Work out how many lines in the material below hold "prepass", then give only that number.

Records shown:
────

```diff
+constexpr int FPART_SCAN_THREADS = 1024, FPART_SCAN_CHUNK = 8;
+__global__ void __launch_bounds__(FPART_SCAN_THREADS) k_fpart_scan(int32_t *__restrict__ counts, long nblocks, int nbins, int32_t *__restrict__ totals)
+{
+    constexpr int NS = FPART_SCAN_THREADS / FPART_SCAN_BINS;
+    __shared__ int part[NS][FPART_SCAN_BINS];
+    const int c = threadIdx.x % FPART_SCAN_BINS, s = threadIdx.x / FPART_SCAN_BINS;
+    const int bin = blockIdx.x * FPART_SCAN_BINS + c;
+    const bool on = bin < nbins;
+    const long per = (nblocks + NS - 1) / NS, b0 = s * per < nblocks ? s * per : nblocks, b1 = b0 + per < nblocks ? b0 + per : nblocks;
+    int sum = 0;
+    if (on)
+        for (long b = b0; b < b1; b += FPART_SCAN_CHUNK) {
+            int v[FPART_SCAN_CHUNK];
+#pragma unroll
+            for (int q = 0; q < FPART_SCAN_CHUNK; q++) v[q] = b + q < b1 ? counts[(size_t)(b + q) * nbins + bin] : 0;
+#pragma unroll
+            for (int q = 0; q < FPART_SCAN_CHUNK; q++) sum += v[q];
+        }
+    part[s][c] = sum;
+    __syncthreads();
+    int run = 0, total = 0;
+    for (int q = 0; q < NS; q++) {
+        const int v = part[q][c];
+        if (q < s) run += v;
+        total += v;
+    }
+    if (on) {
+        for (long b = b0; b < b1; b += FPART_SCAN_CHUNK) {
+            int v[FPART_SCAN_CHUNK];
+#pragma unroll
+            for (int q = 0; q < FPART_SCAN_CHUNK; q++) v[q] = b + q < b1 ? counts[(size_t)(b + q) * nbins + bin] : 0;
+#pragma unroll
+            for (int q = 0; q < FPART_SCAN_CHUNK; q++) {
+                if (b + q < b1) counts[(size_t)(b + q) * nbins + bin] = run;
+                run += v[q];
+            }
+        }
+        if (s == 0) totals[bin] = total;
+    }
+}
+
+__global__ void __launch_bounds__(FPART_THREADS) k_fpart_scatter(long F, int nbins, const uint16_t *__restrict__ bins, const int32_t *__restrict__ counts,
+                                                                 const int32_t *__restrict__ totals, int32_t *__restrict__ nlive,
+                                                                 int32_t *__restrict__ perm)
+{
+    __shared__ int base[FPART_MAX_BINS];
+    __shared__ int start[FPART_MAX_BINS];
+    __shared__ unsigned srt[FPART_BLOCK];
+    const int tid = threadIdx.x;
+    {
+        int v[FPART_BIN_PER_THREAD], sum = 0;
+#pragma unroll
+        for (int i = 0; i < FPART_BIN_PER_THREAD; i++) {
+            const int b = tid * FPART_BIN_PER_THREAD + i;
+            v[i] = b < nbins ? totals[b] : 0;
+            sum += v[i];
+        }
+        int total;
+        int ex = fpart_block_scan(sum, total);
+#pragma unroll
+        for (int i = 0; i < FPART_BIN_PER_THREAD; i++) {
+            base[tid * FPART_BIN_PER_THREAD + i] = ex;
+            ex += v[i];
+        }
+    }
+    const long fb = (long)blockIdx.x * FPART_BLOCK;
+    if (nbins == 2) {
+        if (blockIdx.x == 0 && tid == 0) *nlive = base[1];
+        bool dead[FPART_PER_THREAD];
+        int live = 0;
+#pragma unroll
+        for (int i = 0; i < FPART_PER_THREAD; i++) {
+            const long f = fb + tid * FPART_PER_THREAD + i;
+            dead[i] = f < F ? bins[f] != 0 : true;
+            live += dead[i] ? 0 : 1;
+        }
+        int total;
+        const int ex = fpart_block_scan(live, total);
+        const int32_t *row = counts + (size_t)blockIdx.x * 2;
+        long lpos = (long)row[0] + ex, dpos = (long)base[1] + row[1] + (tid * FPART_PER_THREAD - ex);
+#pragma unroll
+        for (int i = 0; i < FPART_PER_THREAD; i++) {
+            const long f = fb + tid * FPART_PER_THREAD + i;
+            if (f < F) {
+                if (dead[i]) perm[dpos++] = (int32_t)f;
+                else perm[lpos++] = (int32_t)f;
+            }
+        }
+        return;
+    }
+#pragma unroll
+    for (int i = 0; i < FPART_PER_THREAD; i++) {
+        const int p = tid * FPART_PER_THREAD + i;
+        srt[p] = fb + p < F ? ((unsigned)bins[fb + p] << 10) | (unsigned)p : 0xffffffffu;
+    }
+    for (int k = 2; k <= FPART_BLOCK; k <<= 1)
+        for (int j = k >> 1; j > 0; j >>= 1) {
+            __syncthreads();
+#pragma unroll
+            for (int e = tid; e < FPART_BLOCK / 2; e += FPART_THREADS) {
+                const int lo = ((e & ~(j - 1)) << 1) | (e & (j - 1)), hi = lo | j;
+                const unsigned a = srt[lo], b = srt[hi];
+                const bool up = (lo & k) == 0;
+                if ((a > b) == up) {
+                    srt[lo] = b;
+                    srt[hi] = a;
+                }
+            }
+        }
+    __syncthreads();
+    if (blockIdx.x == 0 && tid == 0) *nlive = base[nbins - 1];
+    unsigned w[FPART_PER_THREAD];
+#pragma unroll
+    for (int i = 0; i < FPART_PER_THREAD; i++) {
+        const int s = tid * FPART_PER_THREAD + i;
+        w[i] = srt[s];
+        if (w[i] != 0xffffffffu && (s == 0 || (srt[s - 1] >> 10) != (w[i] >> 10))) start[w[i] >> 10] = s;
+    }
+    __syncthreads();
+    const int32_t *row = counts + (size_t)blockIdx.x * nbins;
+#pragma unroll
+    for (int i = 0; i < FPART_PER_THREAD; i++) {
+        if (w[i] != 0xffffffffu) {
+            const int s = tid * FPART_PER_THREAD + i, bin = (int)(w[i] >> 10);
+            perm[(long)base[bin] + row[bin] + (s - start[bin])] = (int32_t)(fb + (w[i] & 1023u));
+        }
+    }
+}
+
+hipError_t fpart_launch_sorting(const PartArgs &P, const int32_t *idx, const PartScratch &s, hipStream_t stream)
+{
+    const long nb = fpart_blocks(P.F);
+    hipLaunchKernelGGL(k_fpart_count, dim3((unsigned)nb), dim3(FPART_THREADS), 0, stream, P, idx, s.bins, s.counts);
+    hipLaunchKernelGGL(k_fpart_scan, dim3((unsigned)((P.nbins + FPART_SCAN_BINS - 1) / FPART_SCAN_BINS)), dim3(FPART_SCAN_THREADS), 0, stream, s.counts, nb,
+                       P.nbins, s.totals);
+    hipLaunchKernelGGL(k_fpart_scatter, dim3((unsigned)nb), dim3(FPART_THREADS), 0, stream, P.F, P.nbins, (const uint16_t *)s.bins,
+                       (const int32_t *)s.counts, (const int32_t *)s.totals, s.nlive, s.perm);
+    return hipGetLastError();
+}
+
+}
diff --git a/c3sc_amd/csrc/kernel_common.hpp b/c3sc_amd/csrc/kernel_common.hpp
--- a/c3sc_amd/csrc/kernel_common.hpp
+++ b/c3sc_amd/csrc/kernel_common.hpp
@@ -109,6 +109,20 @@
            pair_tab3_doubles(ngrid[d - 3], ngrid[d - 2], ngrid[d - 1], rp) * (long)sizeof(double) <= PAIR_TAB3_MAX_BYTES;
 }
 __host__ __device__ constexpr bool fpp_table3_optout(int d, int rp, int k) { return d == 7 && rp == 10 && k >= 2; }
+struct Tab3Sides {
+    bool left, right;
+};
+__host__ __device__ constexpr Tab3Sides fpp_table3_sides(int d, int rp)
+{
+    Tab3Sides s{false, false};
+    for (int k = 0; k < d; k++) {
+        if (fpp_table3_optout(d, rp, k)) continue;
+        s.left = s.left || k >= 3;
+        s.right = s.right || k <= d - 4;
+    }
+    return s;
+}
+static_assert(!fpp_table3_sides(7, 10).left && fpp_table3_sides(7, 10).right, "car7d at rank 10: K = 0, 1 read the right table alone");
 __host__ __device__ constexpr KeyLevels fpp_group_levels(int d, int rp, int k)
 {
     const bool direct = d <= FPP_DIRECT_MAXD && rp <= 8;
diff --git a/c3sc_amd/csrc/pad_cores.hpp b/c3sc_amd/csrc/pad_cores.hpp
--- /dev/null
+++ b/c3sc_amd/csrc/pad_cores.hpp
@@ -0,0 +1,16 @@
+#pragma once
+#include <hip/hip_runtime.h>
+
+#include "kernel_common.hpp"
+
+namespace c3sc {
+
+struct PadJobs {
+    const double *src[MAXD];
+    long dst[MAXD];
+    int N[MAXD], r0[MAXD], r1[MAXD];
+    int d;
+};
+hipError_t pad_cores_launch(double *arena, const PadJobs &J, int rp, unsigned gridx, hipStream_t stream);
+
+}
diff --git a/c3sc_amd/csrc/prepass.hip b/c3sc_amd/csrc/prepass.hip
--- /dev/null
+++ b/c3sc_amd/csrc/prepass.hip
@@ -0,0 +1,44 @@
+#include "fiber_partition_rank.hpp"
+#include "pad_cores.hpp"
+
+namespace c3sc {
+
+hipError_t fpart_launch(const PartArgs &P, const int32_t *idx, const PartScratch &s, hipStream_t stream)
+{
+    const long nb = fpart_blocks(P.F);
+    hipLaunchKernelGGL(k_fpart_rank_count, dim3((unsigned)nb), dim3(FPART_THREADS), 0, stream, P, idx, s.bins, s.rank, s.counts, FPART_RANK_SORT_MIN);
+    hipLaunchKernelGGL(k_fpart_rank_scan, dim3((unsigned)((P.nbins + FPART_RSCAN_BINS - 1) / FPART_RSCAN_BINS)), dim3(FPART_RSCAN_THREADS), 0, stream,
+                       s.counts, nb, P.nbins, s.totals);
+    hipLaunchKernelGGL(k_fpart_rank_scatter, dim3((unsigned)((nb + 7) / 8 * 8)), dim3(FPART_THREADS), 0, stream, P.F, P.nbins, (const uint16_t *)s.bins,
+                       (const uint16_t *)s.rank, (const int32_t *)s.counts, (const int32_t *)s.totals, s.nlive, s.perm);
+    return hipGetLastError();
+}
+
+__global__ void k_pad_cores(double *__restrict__ arena, const PadJobs J, int RP)
+{
+    const int m = blockIdx.y;
+    const int kind = (m == 0) ? 0 : (m == J.d - 1 ? 2 : 1);
+    const double *__restrict__ src = J.src[m];
+    double *__restrict__ dst = arena + J.dst[m];
+    const int N = J.N[m], r0 = J.r0[m], r1 = J.r1[m];
+    const int per = (kind == 1) ? RP * RP : RP;
+    const long total = (long)N * per;
+    for (long e = (long)blockIdx.x * blockDim.x + threadIdx.x; e < total; e += (long)gridDim.x * blockDim.x) {
+        const int j = (int)(e / per), w = (int)(e - (long)j * per);
+        int a, b;
+        if (kind == 0) { a = 0; b = w; }
+        else if (kind == 2) { a = w; b = 0; }
+        else { a = w % RP; b = w / RP; }
+        double v = 0.0;
+        if (a < r0 && b < r1) v = src[(size_t)j * r0 * r1 + a + (size_t)b * r0];
+        dst[e] = v;
+    }
+}
+
+hipError_t pad_cores_launch(double *arena, const PadJobs &J, int rp, unsigned gridx, hipStream_t stream)
+{
+    hipLaunchKernelGGL(k_pad_cores, dim3(gridx, (unsigned)J.d), dim3(256), 0, stream, arena, J, rp);
+    return hipGetLastError();
+}
+
+}
```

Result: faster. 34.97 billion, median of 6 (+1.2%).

────

Solution to the problem:
2